▸ ENTRIES SUPPLIED
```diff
-  if constexpr (CAN_STAGE) {
-    if (stage) {
-      if constexpr (PERGRP) {
-        for (int g = wm; g < WAVES_M; ++g) {
-          __syncthreads();
-          copy_rows(g);
-          __syncthreads();
-        }
-      } else {
-        __syncthreads();
-        copy_rows(0);
+        if constexpr (LM) {
+#pragma unroll
+          for (int g = 0; g < MW; ++g)
+            p_m[jj][g] = *(const uint64_t*)(a.bn_mask + ((obase[jj] + n0 + wn * WN + g * 64) >> 3));
+        }
+      }
+#pragma unroll
+      for (int jj = 0; jj < JC; ++jj) {
+        if (!valid[jj]) continue;
+        emit(jc + jj, obase[jj], p_res[jj], p_y1[jj], p_y2[jj], p_m[jj]);
       }
     }
   }
@@ -309,7 +364,7 @@
   }
 }
 
-template <int DT, int BM, int BN, int BK, int WAVES_N, int EPI, int RES, int STAGES, int NW>
+template <int DT, int BM, int BN, int BK, int WAVES_N, int EPI, int RES, int STAGES, int NW, bool RING = false>
 __global__ __launch_bounds__(NW * 64, (STAGES * (BN + BM) * BK * 2 <= 81920 || NW == 8) ? 2 : 1)
 void conv_fwd_kernel(ConvFwdArgs args) {
   ConvFwdArgs a = args;
@@ -502,8 +557,8 @@
     }
   }
 
-  conv_epilogue<DT, EPI, RES, FN, FM, WN, WM, BN, WAVES_M, NW, STAGES * STAGE, PERM>(a, acc, m0, n0, tile_m, wn, wm, tid,
-                                                                             lane, smem);
+  conv_epilogue<DT, EPI, RES, FN, FM, WN, WM, BN, WAVES_M, NW, STAGES * STAGE, PERM, RING>(a, acc, m0, n0, tile_m, wn, wm,
+                                                                                   tid, lane, smem);
 }
 
 template <int N>
@@ -512,7 +567,7 @@
   __builtin_amdgcn_s_waitcnt((N & 0xF) | ((N >> 4) << 14) | (0x7 << 4) | (0xF << 8));
 }
 
-template <int DT, int BM, int BN, int EPI, int RES, bool PP_STAGE = (EPI != 2)>
+template <int DT, int BM, int BN, int EPI, int RES, bool RING = false>
 __global__ __launch_bounds__(512) void conv_pp_kernel(ConvFwdArgs args) {
   ConvFwdArgs a = args;
   if (args.nphase > 0 && !select_phase(a, args, args.w, blockIdx.y)) {
@@ -533,7 +588,10 @@
   static_assert(NX * 1024 * NW == XH && NWI * 1024 * NW == WH, "pp DMA split");
   constexpr int BUF = 2 * XH + 2 * WH;
   constexpr int OX0 = 0, OX1 = XH, OW0 = 2 * XH, OW1 = 2 * XH + WH;
-  __shared__ __attribute__((aligned(1024))) char smem[2 * BUF];
+  constexpr int RING_B = RING ? 16384 + NW * 3 * (EPI == 4 ? 3 : 2) * 2048 : 0;
+  constexpr int SMEM_B = RING_B > 2 * BUF ? RING_B : 2 * BUF;
+  static_assert(SMEM_B <= 163840, "LDS");
+  __shared__ __attribute__((aligned(1024))) char smem[SMEM_B];
 
   const int tid = threadIdx.x;
   const int lane = tid & 63;
@@ -694,14 +752,28 @@
     __builtin_amdgcn_s_barrier();
   }
 
-  conv_epilogue<DT, EPI, RES, FN, FM, WN, WM, BN, WAVES_M, NW, PP_STAGE ? 2 * BUF : 0, true>(a, acc, m0, n0, tile_m, wn,
-                                                                                        wm, tid, lane, smem);
+  conv_epilogue<DT, EPI, RES, FN, FM, WN, WM, BN, WAVES_M, NW, SMEM_B, true, RING>(a, acc, m0, n0, tile_m, wn, wm, tid,
+                                                                            lane, smem);
+}
+
+static int g_epi_ring = -1;
+static bool epi_ring_on(const ConvFwdArgs& a) {
+  static const bool ring_env = [] {
+    const char* e = getenv("PDT_EPI_RING");
+    return !(e && e[0] == '0');
+  }();
+  const int64_t ybytes = (int64_t)a.N * a.OH * a.OW * (a.ldy ? a.ldy : a.Kout) * 2;
+  return (g_epi_ring >= 0 ? g_epi_ring != 0 : ring_env) && ybytes < ((int64_t)1 << 31);
+}
+
+int conv_set_epi_ring(int mode) {
+  const int old = g_epi_ring;
+  g_epi_ring = mode;
+  return old;
 }
 
 template <int DT, int BM, int BN>
-static void launch_pp(const ConvFwdArgs& args, int gx, hipStream_t s) {
-  ConvFwdArgs a = args;
-  a.stage_out = 0;
+static void launch_pp(const ConvFwdArgs& a, int gx, hipStream_t s) {
   if (a.nslice > 1)
     pdt_hip_fail("conv_pp: slice-batched (grouped) launches run on the generic kernel", hipErrorInvalidValue, __FILE__,
                  __LINE__);
@@ -715,10 +787,18 @@
     if (rs) PDT_K(1, 1); else PDT_K(1, 0);
   } else if (epi == 2 && !rs) {
     PDT_K(2, 0);
-  } else if (epi == 3 && rs) {
-    if (rs == 2) PDT_K(3, 2); else PDT_K(3, 1);
-  } else if (epi == 4 && rs) {
-    if (rs == 2) PDT_K(4, 2); else PDT_K(4, 1);
+  } else if ((epi == 3 || epi == 4) && rs) {
+#define PDT_KR(E_, R_) hipLaunchKernelGGL((conv_pp_kernel<DT, BM, BN, E_, R_, true>), grid, block, 0, s, a)
+    const bool ring = epi_ring_on(a);
+    if (ring) PDT_COUNT("conv_epi_ring");
+    if (epi == 3) {
+      if (ring) { if (rs == 2) PDT_KR(3, 2); else PDT_KR(3, 1); }
+      else { if (rs == 2) PDT_K(3, 2); else PDT_K(3, 1); }
+    } else {
+      if (ring) { if (rs == 2) PDT_KR(4, 2); else PDT_KR(4, 1); }
+      else { if (rs == 2) PDT_K(4, 2); else PDT_K(4, 1); }
+    }
+#undef PDT_KR
   } else {
     pdt_hip_fail("conv_pp: unsupported epilogue variant", hipErrorInvalidValue, __FILE__, __LINE__);
   }
@@ -738,6 +818,17 @@
   } else if constexpr ((((BK == 64 && STAGES == 2) || (BK == 32 && STAGES == 3)) && (BN == 128 || BN == 64) &&
                         (BM * BN == 4096 * NW || (BM == 256 && BN == 128 && NW == 4))) ||
                        (BM == 256 && BN == 256)) {
+    if constexpr (BM == 256 && BN == 128 && NW == 4 && STAGES == 3) {
+      if ((epi == 3 || epi == 4) && rs && a.nslice <= 1 && epi_ring_on(a)) {
+#define PDT_KR(E_, R_) \
+  hipLaunchKernelGGL((conv_fwd_kernel<DT, BM, BN, BK, WAVES_N, E_, R_, STAGES, NW, true>), grid, block, 0, s, a)
+        PDT_COUNT("conv_epi_ring");
+        if (epi == 3) { if (rs == 2) PDT_KR(3, 2); else PDT_KR(3, 1); }
+        else { if (rs == 2) PDT_KR(4, 2); else PDT_KR(4, 1); }
+#undef PDT_KR
+        return;
+      }
+    }
     if (epi == 2 && !rs) PDT_K(2, 0);
     else if (epi == 3 && rs) { if (rs == 2) PDT_K(3, 2); else PDT_K(3, 1); }
     else if (epi == 4 && rs) { if (rs == 2) PDT_K(4, 2); else PDT_K(4, 1); }
@@ -754,7 +845,6 @@
 
 template <int DT>
 static void launch_dt(ConvFwdArgs a, int bm, int bn, int bk, hipStream_t s) {
-  a.stage_out = 0;
   int gx = 0;
   const int srows = conv_geom_plan(a, bm, bn, &gx);
   if (gx == 0) return;
```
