extern "C" int wipa_decode_attn(const wipa_attn_desc* d, wipa_stream_t stream) {
    WIPA_REQUIRE(d && d->q && d->k && d->v && d->out, "wipa_decode_attn: null pointer");
    WIPA_REQUIRE(d->B > 0 && d->H > 0 && d->Tq == 1, "wipa_decode_attn: one query row per (b,h) (Tq=%d)", d->Tq);
    WIPA_REQUIRE(d->dtype == WIPA_F32 || d->dtype == WIPA_BF16, "wipa_decode_attn: bad dtype %d", d->dtype);
    WIPA_REQUIRE(attn_strides_aligned(d), "wipa_decode_attn: strides must keep 16-byte alignment");
    AttnArgs<false> p;
    fill_attn_params(d, p);
    const bool short_cache = d->Tk + (d->tk_dev ? 448 : 0) <= 512;
    static const int self_waves = [] { const char* e = getenv("WIPA_SELF_ATTN_WAVES"); return e ? atoi(e) : 4; }();
    if (short_cache && self_waves == 4) {
        dim3 grid(d->H, d->B);
        if (d->dtype == WIPA_F32)
            hipLaunchKernelGGL((decode_attn_kernel<float, 4, false>), grid, dim3(256), 0, (hipStream_t)stream, p);
        else
            hipLaunchKernelGGL((decode_attn_kernel<__bf16, 4, false>), grid, dim3(256), 0, (hipStream_t)stream, p);
    } else if (short_cache) {
        dim3 grid((d->H + 3) / 4, d->B);
        if (d->dtype == WIPA_F32)
            hipLaunchKernelGGL((decode_attn_kernel<float, 1>), grid, dim3(256), 0, (hipStream_t)stream, p);
        else
            hipLaunchKernelGGL((decode_attn_kernel<__bf16, 1>), grid, dim3(256), 0, (hipStream_t)stream, p);
    } else {
        dim3 grid(d->H, d->B);
        if (d->dtype == WIPA_F32)
            hipLaunchKernelGGL((decode_attn_kernel<float, 4>), grid, dim3(256), 0, (hipStream_t)stream, p);
        else
            hipLaunchKernelGGL((decode_attn_kernel<__bf16, 4>), grid, dim3(256), 0, (hipStream_t)stream, p);
    }
    WIPA_LAUNCH_CHECK();
    return WIPA_OK;
}

extern "C" int wipa_decode_attn_ragged(const wipa_attn_desc* d, const int32_t* starts_dev, wipa_stream_t stream) {
    WIPA_REQUIRE(d && d->q && d->k && d->v && d->out && starts_dev, "wipa_decode_attn_ragged: null pointer (starts_dev is required)");
    WIPA_REQUIRE(d->B > 0 && d->H > 0 && d->Tq == 1, "wipa_decode_attn_ragged: one query row per (b,h) (Tq=%d)", d->Tq);
    WIPA_REQUIRE(d->dtype == WIPA_F32 || d->dtype == WIPA_BF16, "wipa_decode_attn_ragged: bad dtype %d", d->dtype);
    WIPA_REQUIRE(attn_strides_aligned(d), "wipa_decode_attn_ragged: strides must keep 16-byte alignment");
    WIPA_REQUIRE(d->q_row_dev && d->tk_dev, "wipa_decode_attn_ragged: the query row and the key count come from the device (q_row_dev, tk_dev)");
    AttnArgs<true> p;
    fill_attn_params(d, p);
    p.k_start = starts_dev;
    dim3 grid(d->H, d->B);
    if (d->dtype == WIPA_F32)
        hipLaunchKernelGGL((decode_attn_kernel<float, 4, false, true>), grid, dim3(256), 0, (hipStream_t)stream, p);
    else
        hipLaunchKernelGGL((decode_attn_kernel<__bf16, 4, false, true>), grid, dim3(256), 0, (hipStream_t)stream, p);
    WIPA_LAUNCH_CHECK();
    return WIPA_OK;
}
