template <bool OUT2, bool MULTI = false>
__global__ __launch_bounds__(kBlock, 2) void k_conv0_tile(const uint8_t *__restrict__ imgs, uint32_t *__restrict__ out,
                                                        const uint8_t *__restrict__ l0tab, int n_images, MultiArgs ma = {}) {
  __shared__ uint4 q4[kL0Imgs * kL0Image / 16];
  const int tid = threadIdx.x, lane = tid & 63, r = lane & 31, h = lane >> 5;
  const int wave = __builtin_amdgcn_readfirstlane(tid >> 6);
  const int img0 = blockIdx.x * kL0Imgs;
  if constexpr (MULTI) {
    const MultiSeg sg = multi_seg(ma);
    if (img0 >= sg.len) return;
    l0tab += (size_t)sg.run * ma.stride_dw * 4;
    n_images = sg.len;
    imgs += (size_t)sg.image * 3072;
    out += (size_t)sg.slot * 900 * (OUT2 ? 4 : 2);
  }
  const int cnt = __builtin_amdgcn_readfirstlane(min(kL0Imgs, n_images - img0));
  const uint4 *__restrict__ src = reinterpret_cast<const uint4 *>(imgs + (size_t)img0 * 3072);
  for (int i = tid; i < cnt * 192; i += kBlock) {
    uint4 v = src[i];
    v.x = quantise4(v.x); v.y = quantise4(v.y); v.z = quantise4(v.z); v.w = quantise4(v.w);
    const int g = i / 192, j = i - g * 192;
    q4[(g * kL0Image + (j >> 6) * kL0Plane + (j & 63) * 16) >> 4] = v;
  }
  const uint8_t *__restrict__ tab = l0tab + kL0TileOffset;
  v4i abig[2];
  long asm0[2], asm1[2];
#pragma unroll
  for (int ct = 0; ct < 2; ct++) {
    abig[ct] = *reinterpret_cast<const v4i *>(tab + ((ct * 32 + r) * 2 + h) * 16);
    asm0[ct] = *reinterpret_cast<const long *>(tab + kL0BigBytes + (((0 * 2 + ct) * 32 + r) * 2 + h) * 8);
    asm1[ct] = OUT2 ? *reinterpret_cast<const long *>(tab + kL0BigBytes + (((1 * 2 + ct) * 32 + r) * 2 + h) * 8) : 0;
  }
  __syncthreads();
  const uint8_t *qb = reinterpret_cast<const uint8_t *>(q4);
  const v16i zero = {0, 0, 0, 0, 0, 0, 0, 0, 0, 0, 0, 0, 0, 0, 0, 0};
  const uint32_t lane_byte = (uint32_t)(r + h * kL0Plane);
  const bool live = r < 30;
  for (int T = wave; T < cnt * 30; T += kBlock / 64) {
    const int gi = T / 30, oy = T - gi * 30;
    const size_t pix = (size_t)(img0 + gi) * 900 + (size_t)(oy * 30) + r;
    const uint32_t byte = (uint32_t)(gi * kL0Image + 32 * oy) + lane_byte;
    const uint32_t *al = reinterpret_cast<const uint32_t *>(qb + (byte & ~3u));
    const uint32_t *al2 = reinterpret_cast<const uint32_t *>(qb + ((byte & ~3u) - h * (kL0Plane - 64)));
    v4i bb;
    bb[0] = (int)lds_run<0>(al, byte);
    bb[1] = (int)lds_run<32>(al, byte);
    bb[2] = (int)lds_run<64>(al, byte);
    bb[3] = (int)lds_run<2 * kL0Plane>(al2, byte);
    const uint32_t mid = lds_run<2 * kL0Plane + 32>(al2, byte);
    const long bs = (long)(uint64_t)(h ? 0x00004001u : mid);
    uint32_t x[2], y[2];
    v16i big[2], d0[2], d1[2];
#pragma unroll
    for (int ct = 0; ct < 2; ct++) big[ct] = __builtin_amdgcn_mfma_i32_32x32x32_i8(abig[ct], bb, zero, 0, 0, 0);
#pragma unroll
    for (int ct = 0; ct < 2; ct++) {
      d0[ct] = __builtin_amdgcn_mfma_i32_32x32x16_i8(asm0[ct], bs, big[ct], 0, 0, 0);
      if constexpr (OUT2) d1[ct] = __builtin_amdgcn_mfma_i32_32x32x16_i8(asm1[ct], bs, big[ct], 0, 0, 0);
    }
#pragma unroll
    for (int ct = 0; ct < 2; ct++) {
      if constexpr (!OUT2) {
        x[ct] = sign_bits16(d0[ct]) << (16 * h);
      } else {
        const uint32_t n0 = sign_bits16(d0[ct]), n1 = sign_bits16(d1[ct]);
        x[ct] = (n0 & n1) << (16 * h);
        y[ct] = (n0 ^ n1) << (16 * h);
      }
    }
    if constexpr (!OUT2) {
      const uint32_t w = ~merge_halves(x[0], x[1]);
      if (live) out[pix * 2 + h] = w;
    } else {
      const uint32_t sg = merge_halves(x[0], x[1]), nz = ~merge_halves(y[0], y[1]);
      if (live) {
        out[pix * 4 + h] = sg;
        out[pix * 4 + 2 + h] = nz;
      }
    }
  }
}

▸ YOUR GOAL
Read through the entries and copy each line in which "char" appears.

▸ SOLUTION TO THIS EXERCISE
-  __shared__ __attribute__((aligned(1024))) char smem[2 * BUF];
+  __shared__ __attribute__((aligned(1024))) char smem[SMEM_B];
+    const char* e = getenv("PDT_EPI_RING");
    static const int self_waves = [] { const char* e = getenv("WIPA_SELF_ATTN_WAVES"); return e ? atoi(e) : 4; }();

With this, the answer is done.